* TRY IT *
How many of the lines below contain "voff"? Answer with that number alone.

* THE DATA *
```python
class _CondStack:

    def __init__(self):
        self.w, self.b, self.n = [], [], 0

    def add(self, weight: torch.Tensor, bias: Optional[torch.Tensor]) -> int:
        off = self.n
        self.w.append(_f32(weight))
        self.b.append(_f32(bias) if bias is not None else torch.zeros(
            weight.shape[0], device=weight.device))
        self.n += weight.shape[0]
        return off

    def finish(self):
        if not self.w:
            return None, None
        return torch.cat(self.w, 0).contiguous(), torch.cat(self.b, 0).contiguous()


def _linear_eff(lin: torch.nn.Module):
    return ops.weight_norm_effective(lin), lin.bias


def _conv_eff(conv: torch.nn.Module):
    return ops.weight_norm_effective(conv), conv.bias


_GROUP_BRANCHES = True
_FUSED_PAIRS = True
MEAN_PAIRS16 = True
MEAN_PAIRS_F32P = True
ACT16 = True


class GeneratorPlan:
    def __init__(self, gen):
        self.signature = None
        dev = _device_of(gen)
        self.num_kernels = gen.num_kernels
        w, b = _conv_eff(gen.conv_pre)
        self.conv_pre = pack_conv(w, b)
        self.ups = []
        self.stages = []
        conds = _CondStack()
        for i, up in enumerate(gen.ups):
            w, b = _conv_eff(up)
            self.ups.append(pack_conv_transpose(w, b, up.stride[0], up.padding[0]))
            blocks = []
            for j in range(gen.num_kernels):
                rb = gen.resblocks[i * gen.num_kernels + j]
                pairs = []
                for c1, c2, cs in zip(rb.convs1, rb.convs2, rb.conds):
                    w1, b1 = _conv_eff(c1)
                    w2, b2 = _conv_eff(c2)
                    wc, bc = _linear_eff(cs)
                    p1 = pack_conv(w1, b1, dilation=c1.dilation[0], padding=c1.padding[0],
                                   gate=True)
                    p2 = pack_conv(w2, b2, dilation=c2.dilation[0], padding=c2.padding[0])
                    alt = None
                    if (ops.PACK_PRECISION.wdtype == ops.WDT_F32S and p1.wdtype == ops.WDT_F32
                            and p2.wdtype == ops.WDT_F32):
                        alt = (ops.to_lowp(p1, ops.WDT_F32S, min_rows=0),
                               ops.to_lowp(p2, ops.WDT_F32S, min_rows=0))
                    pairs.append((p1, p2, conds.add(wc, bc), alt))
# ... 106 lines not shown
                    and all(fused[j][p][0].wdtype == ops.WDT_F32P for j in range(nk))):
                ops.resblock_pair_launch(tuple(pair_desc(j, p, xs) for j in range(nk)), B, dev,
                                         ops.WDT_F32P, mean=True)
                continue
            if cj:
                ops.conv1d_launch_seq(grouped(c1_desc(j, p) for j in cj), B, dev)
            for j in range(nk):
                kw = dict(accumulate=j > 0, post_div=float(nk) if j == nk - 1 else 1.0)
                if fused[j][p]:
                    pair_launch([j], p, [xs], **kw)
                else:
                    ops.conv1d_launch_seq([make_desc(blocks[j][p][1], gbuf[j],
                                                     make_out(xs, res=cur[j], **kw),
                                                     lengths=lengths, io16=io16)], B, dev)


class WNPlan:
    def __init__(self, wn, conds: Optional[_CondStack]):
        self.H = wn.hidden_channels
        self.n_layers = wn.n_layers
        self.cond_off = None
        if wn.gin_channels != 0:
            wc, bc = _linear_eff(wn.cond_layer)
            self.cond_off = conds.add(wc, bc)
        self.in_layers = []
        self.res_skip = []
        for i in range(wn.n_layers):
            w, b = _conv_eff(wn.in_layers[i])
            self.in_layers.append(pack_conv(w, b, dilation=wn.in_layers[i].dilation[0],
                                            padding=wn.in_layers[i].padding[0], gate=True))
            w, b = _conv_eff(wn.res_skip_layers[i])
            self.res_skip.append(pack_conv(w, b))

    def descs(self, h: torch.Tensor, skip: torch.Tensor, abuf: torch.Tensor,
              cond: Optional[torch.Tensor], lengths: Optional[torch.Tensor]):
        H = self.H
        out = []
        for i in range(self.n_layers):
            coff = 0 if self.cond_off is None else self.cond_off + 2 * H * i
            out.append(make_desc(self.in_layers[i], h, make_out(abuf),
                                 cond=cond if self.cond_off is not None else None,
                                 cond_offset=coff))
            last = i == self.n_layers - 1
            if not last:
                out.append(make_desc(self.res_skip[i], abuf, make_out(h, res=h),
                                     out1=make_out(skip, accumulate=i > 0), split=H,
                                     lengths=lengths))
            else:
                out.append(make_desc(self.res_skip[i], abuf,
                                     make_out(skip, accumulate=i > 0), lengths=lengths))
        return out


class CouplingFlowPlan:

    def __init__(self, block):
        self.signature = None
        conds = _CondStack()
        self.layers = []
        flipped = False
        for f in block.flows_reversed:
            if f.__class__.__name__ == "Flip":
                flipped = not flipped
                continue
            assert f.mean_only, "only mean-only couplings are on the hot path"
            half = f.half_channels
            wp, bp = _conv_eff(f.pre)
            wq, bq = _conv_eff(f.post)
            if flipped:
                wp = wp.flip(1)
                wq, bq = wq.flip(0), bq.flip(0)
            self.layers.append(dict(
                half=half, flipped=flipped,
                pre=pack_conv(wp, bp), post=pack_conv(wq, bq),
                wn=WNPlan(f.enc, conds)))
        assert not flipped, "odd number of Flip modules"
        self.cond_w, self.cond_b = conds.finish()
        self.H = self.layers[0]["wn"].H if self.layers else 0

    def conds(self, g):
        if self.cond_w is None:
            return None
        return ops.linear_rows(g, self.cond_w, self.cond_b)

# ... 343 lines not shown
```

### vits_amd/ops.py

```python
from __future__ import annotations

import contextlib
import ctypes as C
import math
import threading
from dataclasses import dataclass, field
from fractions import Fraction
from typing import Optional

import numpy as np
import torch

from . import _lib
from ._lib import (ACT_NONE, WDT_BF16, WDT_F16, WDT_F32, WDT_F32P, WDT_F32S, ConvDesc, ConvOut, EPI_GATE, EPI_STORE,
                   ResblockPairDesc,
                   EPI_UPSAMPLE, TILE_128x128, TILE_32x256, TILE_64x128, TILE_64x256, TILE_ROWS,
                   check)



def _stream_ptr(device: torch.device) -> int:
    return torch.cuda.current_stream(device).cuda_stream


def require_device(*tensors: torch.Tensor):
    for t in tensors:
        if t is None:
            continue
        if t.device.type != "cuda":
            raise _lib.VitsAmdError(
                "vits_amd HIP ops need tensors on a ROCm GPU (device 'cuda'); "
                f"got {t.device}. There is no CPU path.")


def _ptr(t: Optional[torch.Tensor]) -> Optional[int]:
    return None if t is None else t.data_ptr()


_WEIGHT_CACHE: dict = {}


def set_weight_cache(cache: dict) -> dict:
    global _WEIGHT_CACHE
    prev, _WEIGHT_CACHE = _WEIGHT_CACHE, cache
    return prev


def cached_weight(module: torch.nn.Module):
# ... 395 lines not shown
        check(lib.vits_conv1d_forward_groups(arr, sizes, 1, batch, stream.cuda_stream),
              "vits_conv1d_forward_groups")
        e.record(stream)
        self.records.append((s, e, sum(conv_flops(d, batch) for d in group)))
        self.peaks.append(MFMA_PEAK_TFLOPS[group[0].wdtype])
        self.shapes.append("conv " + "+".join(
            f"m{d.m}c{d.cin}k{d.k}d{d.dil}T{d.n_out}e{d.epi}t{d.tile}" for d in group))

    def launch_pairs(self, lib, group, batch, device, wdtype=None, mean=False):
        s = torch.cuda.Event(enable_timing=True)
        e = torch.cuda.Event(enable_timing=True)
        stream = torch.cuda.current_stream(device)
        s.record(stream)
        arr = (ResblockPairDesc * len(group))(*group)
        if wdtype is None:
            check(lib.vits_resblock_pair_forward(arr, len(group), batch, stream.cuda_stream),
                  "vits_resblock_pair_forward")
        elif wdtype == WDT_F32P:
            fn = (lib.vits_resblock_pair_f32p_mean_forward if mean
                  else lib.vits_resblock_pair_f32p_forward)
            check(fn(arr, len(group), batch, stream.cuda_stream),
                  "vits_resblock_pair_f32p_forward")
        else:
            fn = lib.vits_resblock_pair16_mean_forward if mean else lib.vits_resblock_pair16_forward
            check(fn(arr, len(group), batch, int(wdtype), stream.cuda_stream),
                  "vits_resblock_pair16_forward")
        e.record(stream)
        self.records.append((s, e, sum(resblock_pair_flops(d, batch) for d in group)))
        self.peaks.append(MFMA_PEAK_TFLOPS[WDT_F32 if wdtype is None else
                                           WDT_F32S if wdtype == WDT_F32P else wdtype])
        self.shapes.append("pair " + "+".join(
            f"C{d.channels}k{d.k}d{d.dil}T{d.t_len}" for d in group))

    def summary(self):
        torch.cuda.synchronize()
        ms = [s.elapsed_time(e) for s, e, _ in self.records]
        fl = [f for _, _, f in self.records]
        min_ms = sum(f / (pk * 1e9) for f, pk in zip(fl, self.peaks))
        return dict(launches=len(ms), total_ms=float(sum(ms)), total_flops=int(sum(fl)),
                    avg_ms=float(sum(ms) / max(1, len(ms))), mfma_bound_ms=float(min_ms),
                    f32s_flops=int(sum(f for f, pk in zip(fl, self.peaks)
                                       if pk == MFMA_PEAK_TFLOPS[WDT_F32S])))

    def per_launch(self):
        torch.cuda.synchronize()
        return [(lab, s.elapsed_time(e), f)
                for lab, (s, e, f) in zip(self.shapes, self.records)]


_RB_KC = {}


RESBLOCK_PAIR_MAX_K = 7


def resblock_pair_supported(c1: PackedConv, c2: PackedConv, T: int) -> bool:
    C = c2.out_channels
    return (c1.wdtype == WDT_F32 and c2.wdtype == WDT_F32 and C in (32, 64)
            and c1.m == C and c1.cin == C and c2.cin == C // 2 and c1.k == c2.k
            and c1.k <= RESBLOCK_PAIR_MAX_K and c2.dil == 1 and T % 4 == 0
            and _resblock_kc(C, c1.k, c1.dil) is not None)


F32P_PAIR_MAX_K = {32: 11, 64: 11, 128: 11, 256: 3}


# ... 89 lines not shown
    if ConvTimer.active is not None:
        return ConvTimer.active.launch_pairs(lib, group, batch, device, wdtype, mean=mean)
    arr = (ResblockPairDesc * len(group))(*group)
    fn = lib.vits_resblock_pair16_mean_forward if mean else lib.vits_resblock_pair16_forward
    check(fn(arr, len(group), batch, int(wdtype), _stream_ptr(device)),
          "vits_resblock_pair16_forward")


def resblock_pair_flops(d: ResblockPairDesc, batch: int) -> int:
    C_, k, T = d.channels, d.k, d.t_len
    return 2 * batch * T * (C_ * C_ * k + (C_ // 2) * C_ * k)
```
--
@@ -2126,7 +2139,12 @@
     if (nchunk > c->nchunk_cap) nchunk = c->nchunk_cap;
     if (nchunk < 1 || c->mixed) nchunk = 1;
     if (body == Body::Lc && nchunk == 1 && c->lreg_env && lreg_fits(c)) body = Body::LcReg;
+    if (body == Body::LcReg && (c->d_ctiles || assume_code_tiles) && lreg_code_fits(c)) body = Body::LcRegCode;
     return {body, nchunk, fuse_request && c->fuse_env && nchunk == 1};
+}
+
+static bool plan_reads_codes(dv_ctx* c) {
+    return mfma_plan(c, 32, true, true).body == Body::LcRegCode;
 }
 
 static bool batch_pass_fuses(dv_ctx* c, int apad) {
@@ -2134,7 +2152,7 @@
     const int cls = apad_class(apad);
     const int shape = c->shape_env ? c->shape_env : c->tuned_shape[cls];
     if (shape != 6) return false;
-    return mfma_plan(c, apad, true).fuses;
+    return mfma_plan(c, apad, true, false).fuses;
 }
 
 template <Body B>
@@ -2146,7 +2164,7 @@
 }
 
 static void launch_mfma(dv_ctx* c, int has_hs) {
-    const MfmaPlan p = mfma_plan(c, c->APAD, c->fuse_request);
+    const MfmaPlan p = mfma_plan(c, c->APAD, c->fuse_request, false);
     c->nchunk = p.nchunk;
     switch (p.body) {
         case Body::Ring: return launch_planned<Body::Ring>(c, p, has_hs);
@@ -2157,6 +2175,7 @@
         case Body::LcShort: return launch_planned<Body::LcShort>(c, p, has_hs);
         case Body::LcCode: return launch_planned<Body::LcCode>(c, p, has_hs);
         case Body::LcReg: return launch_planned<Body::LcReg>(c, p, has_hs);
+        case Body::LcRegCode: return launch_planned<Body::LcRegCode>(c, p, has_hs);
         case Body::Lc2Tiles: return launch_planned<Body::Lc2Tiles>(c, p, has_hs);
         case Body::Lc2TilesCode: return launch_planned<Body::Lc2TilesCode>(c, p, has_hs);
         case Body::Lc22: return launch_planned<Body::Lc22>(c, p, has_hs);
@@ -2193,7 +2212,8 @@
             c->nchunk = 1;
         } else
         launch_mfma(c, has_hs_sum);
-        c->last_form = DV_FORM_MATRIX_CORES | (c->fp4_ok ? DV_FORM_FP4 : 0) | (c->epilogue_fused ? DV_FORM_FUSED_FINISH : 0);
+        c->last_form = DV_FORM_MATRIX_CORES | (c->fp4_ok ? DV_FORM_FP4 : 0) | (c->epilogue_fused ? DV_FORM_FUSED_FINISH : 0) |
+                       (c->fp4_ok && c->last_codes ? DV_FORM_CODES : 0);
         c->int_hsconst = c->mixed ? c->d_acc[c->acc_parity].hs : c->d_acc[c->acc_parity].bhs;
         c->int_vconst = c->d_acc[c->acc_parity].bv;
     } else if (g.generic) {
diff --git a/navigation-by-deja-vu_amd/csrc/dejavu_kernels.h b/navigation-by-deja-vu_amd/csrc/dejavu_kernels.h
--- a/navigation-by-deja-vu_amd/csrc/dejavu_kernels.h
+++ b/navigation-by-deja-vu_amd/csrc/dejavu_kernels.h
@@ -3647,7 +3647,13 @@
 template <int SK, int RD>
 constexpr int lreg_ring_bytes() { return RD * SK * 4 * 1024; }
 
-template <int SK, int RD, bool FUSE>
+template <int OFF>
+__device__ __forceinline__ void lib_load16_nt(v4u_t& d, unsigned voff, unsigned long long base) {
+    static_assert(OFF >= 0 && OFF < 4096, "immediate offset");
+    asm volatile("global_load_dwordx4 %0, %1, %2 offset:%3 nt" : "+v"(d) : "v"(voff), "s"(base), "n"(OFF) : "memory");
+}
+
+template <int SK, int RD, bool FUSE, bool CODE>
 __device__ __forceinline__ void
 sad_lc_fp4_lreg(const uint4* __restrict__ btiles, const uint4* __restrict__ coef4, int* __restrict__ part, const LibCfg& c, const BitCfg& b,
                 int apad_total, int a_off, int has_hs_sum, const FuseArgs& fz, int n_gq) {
--
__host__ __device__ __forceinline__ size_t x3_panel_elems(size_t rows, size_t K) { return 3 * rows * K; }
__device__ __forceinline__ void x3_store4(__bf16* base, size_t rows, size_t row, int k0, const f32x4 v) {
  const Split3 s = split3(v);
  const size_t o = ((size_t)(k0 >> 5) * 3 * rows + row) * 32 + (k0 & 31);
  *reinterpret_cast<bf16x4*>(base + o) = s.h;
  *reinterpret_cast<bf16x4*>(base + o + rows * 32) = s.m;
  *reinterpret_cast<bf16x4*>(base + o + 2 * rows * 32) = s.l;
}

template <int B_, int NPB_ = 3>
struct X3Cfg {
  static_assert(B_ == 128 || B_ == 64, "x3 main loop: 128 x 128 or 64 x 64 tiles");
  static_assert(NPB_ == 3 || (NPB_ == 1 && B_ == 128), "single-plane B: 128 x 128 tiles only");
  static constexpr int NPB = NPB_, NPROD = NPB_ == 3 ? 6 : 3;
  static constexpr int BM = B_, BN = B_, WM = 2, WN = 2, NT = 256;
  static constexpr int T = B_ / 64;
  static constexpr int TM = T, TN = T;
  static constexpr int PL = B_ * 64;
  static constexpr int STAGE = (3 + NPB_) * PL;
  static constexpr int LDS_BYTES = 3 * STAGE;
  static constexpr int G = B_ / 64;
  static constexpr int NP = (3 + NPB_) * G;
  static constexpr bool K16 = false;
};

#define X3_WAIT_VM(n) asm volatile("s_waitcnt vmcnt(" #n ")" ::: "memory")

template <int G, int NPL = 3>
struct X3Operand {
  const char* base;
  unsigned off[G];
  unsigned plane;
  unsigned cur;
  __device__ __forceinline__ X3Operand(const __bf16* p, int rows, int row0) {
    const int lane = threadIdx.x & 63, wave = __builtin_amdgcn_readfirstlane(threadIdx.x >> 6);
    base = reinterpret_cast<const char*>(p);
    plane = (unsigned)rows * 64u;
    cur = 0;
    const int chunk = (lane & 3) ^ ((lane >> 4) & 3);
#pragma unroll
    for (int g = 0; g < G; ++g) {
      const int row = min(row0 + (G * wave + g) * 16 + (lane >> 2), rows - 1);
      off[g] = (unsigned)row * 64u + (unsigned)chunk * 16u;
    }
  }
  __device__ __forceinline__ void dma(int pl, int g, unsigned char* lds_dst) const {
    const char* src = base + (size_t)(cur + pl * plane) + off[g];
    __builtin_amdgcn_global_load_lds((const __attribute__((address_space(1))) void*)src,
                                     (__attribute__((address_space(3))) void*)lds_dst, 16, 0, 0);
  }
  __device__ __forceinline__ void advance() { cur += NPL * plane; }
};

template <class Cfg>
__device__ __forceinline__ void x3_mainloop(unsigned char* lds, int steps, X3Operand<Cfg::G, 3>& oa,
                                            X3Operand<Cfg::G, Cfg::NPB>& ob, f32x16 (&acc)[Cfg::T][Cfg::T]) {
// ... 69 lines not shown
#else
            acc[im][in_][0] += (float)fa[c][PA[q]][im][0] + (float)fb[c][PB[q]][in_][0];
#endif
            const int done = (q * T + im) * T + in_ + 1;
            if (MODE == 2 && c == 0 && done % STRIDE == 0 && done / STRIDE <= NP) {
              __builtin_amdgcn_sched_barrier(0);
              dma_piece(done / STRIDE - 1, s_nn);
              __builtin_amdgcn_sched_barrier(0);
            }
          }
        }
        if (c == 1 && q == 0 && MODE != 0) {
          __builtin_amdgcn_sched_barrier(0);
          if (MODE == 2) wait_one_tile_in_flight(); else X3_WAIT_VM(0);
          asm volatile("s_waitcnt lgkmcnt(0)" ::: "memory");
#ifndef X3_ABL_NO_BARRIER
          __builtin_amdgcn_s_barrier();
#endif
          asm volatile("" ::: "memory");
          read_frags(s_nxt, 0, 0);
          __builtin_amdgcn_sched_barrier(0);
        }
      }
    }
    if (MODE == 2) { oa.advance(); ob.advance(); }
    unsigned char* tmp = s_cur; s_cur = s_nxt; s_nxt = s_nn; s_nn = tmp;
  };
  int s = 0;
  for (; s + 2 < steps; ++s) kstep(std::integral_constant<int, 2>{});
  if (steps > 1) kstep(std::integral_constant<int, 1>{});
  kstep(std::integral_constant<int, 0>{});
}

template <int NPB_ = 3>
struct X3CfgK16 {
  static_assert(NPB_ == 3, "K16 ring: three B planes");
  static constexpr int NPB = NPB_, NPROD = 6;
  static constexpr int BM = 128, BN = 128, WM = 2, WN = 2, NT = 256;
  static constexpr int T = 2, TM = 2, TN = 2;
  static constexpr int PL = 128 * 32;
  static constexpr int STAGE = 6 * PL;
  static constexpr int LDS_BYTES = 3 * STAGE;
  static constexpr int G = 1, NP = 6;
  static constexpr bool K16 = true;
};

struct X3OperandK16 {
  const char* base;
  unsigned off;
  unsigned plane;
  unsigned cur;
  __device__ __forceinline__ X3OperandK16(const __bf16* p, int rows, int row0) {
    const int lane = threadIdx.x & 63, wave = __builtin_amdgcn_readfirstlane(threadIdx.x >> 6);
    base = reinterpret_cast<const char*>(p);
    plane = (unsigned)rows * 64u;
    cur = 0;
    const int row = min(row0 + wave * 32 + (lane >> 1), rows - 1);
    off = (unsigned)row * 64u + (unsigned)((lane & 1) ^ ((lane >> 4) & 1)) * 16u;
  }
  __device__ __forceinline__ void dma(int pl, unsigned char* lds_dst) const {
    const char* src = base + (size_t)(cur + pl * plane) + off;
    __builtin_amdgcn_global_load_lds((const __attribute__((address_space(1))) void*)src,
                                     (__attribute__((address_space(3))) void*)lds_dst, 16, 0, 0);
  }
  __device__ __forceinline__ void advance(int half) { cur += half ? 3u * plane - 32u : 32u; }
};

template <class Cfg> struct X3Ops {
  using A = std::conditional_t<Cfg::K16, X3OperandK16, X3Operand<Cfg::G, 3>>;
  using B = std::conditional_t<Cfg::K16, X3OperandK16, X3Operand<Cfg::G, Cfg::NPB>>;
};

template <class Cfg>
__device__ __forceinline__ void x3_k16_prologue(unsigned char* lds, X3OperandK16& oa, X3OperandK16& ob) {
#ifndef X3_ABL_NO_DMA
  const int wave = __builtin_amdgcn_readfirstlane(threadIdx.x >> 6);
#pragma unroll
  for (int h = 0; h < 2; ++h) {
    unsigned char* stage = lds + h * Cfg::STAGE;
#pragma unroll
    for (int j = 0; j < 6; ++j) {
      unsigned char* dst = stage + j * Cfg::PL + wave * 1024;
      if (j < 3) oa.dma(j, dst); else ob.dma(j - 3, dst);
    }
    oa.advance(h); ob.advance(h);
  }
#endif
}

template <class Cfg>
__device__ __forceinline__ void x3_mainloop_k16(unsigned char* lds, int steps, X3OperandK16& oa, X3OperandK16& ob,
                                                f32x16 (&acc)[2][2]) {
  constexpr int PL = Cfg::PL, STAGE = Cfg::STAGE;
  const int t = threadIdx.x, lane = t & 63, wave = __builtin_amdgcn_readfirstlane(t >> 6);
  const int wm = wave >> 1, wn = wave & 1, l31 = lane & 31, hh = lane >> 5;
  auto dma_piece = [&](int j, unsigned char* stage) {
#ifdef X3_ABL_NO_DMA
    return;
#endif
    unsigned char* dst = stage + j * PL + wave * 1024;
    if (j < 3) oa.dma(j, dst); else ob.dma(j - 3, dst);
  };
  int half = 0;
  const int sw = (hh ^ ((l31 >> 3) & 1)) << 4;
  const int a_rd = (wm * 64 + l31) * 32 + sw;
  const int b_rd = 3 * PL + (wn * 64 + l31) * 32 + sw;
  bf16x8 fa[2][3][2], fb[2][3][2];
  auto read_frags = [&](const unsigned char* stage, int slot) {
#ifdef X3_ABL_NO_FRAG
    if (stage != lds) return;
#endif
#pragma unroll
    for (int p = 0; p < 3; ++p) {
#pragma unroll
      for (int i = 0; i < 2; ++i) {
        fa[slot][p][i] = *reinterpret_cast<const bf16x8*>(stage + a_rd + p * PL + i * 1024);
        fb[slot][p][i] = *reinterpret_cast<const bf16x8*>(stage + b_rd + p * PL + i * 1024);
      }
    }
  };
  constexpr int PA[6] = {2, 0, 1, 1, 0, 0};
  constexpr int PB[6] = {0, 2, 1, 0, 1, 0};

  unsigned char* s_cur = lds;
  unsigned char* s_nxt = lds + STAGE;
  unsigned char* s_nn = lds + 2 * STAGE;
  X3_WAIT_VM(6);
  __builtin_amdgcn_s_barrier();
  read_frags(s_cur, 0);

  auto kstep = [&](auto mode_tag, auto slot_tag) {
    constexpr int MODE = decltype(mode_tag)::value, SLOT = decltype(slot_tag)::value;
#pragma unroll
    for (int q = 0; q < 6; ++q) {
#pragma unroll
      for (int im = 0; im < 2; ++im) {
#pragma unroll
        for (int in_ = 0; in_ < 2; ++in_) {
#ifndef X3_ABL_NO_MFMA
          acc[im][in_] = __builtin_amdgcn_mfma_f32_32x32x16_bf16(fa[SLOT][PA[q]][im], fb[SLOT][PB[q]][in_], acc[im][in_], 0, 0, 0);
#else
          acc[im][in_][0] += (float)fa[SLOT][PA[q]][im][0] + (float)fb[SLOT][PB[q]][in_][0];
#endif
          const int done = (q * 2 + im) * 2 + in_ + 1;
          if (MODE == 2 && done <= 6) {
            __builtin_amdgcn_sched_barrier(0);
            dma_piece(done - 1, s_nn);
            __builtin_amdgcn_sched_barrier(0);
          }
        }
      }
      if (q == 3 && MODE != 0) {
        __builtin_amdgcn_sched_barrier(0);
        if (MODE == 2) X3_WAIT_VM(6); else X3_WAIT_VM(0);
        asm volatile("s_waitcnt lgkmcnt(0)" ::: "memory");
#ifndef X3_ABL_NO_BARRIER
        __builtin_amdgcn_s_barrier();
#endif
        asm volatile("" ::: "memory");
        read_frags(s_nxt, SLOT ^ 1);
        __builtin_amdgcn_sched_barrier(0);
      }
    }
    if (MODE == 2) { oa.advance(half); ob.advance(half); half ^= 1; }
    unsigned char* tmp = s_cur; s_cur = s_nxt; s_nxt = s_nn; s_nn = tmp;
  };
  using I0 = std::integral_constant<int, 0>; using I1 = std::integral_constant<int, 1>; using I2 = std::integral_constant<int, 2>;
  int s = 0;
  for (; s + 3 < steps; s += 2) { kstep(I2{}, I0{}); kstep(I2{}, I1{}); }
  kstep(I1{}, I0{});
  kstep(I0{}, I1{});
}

* ANSWER FOR THE TASK *
2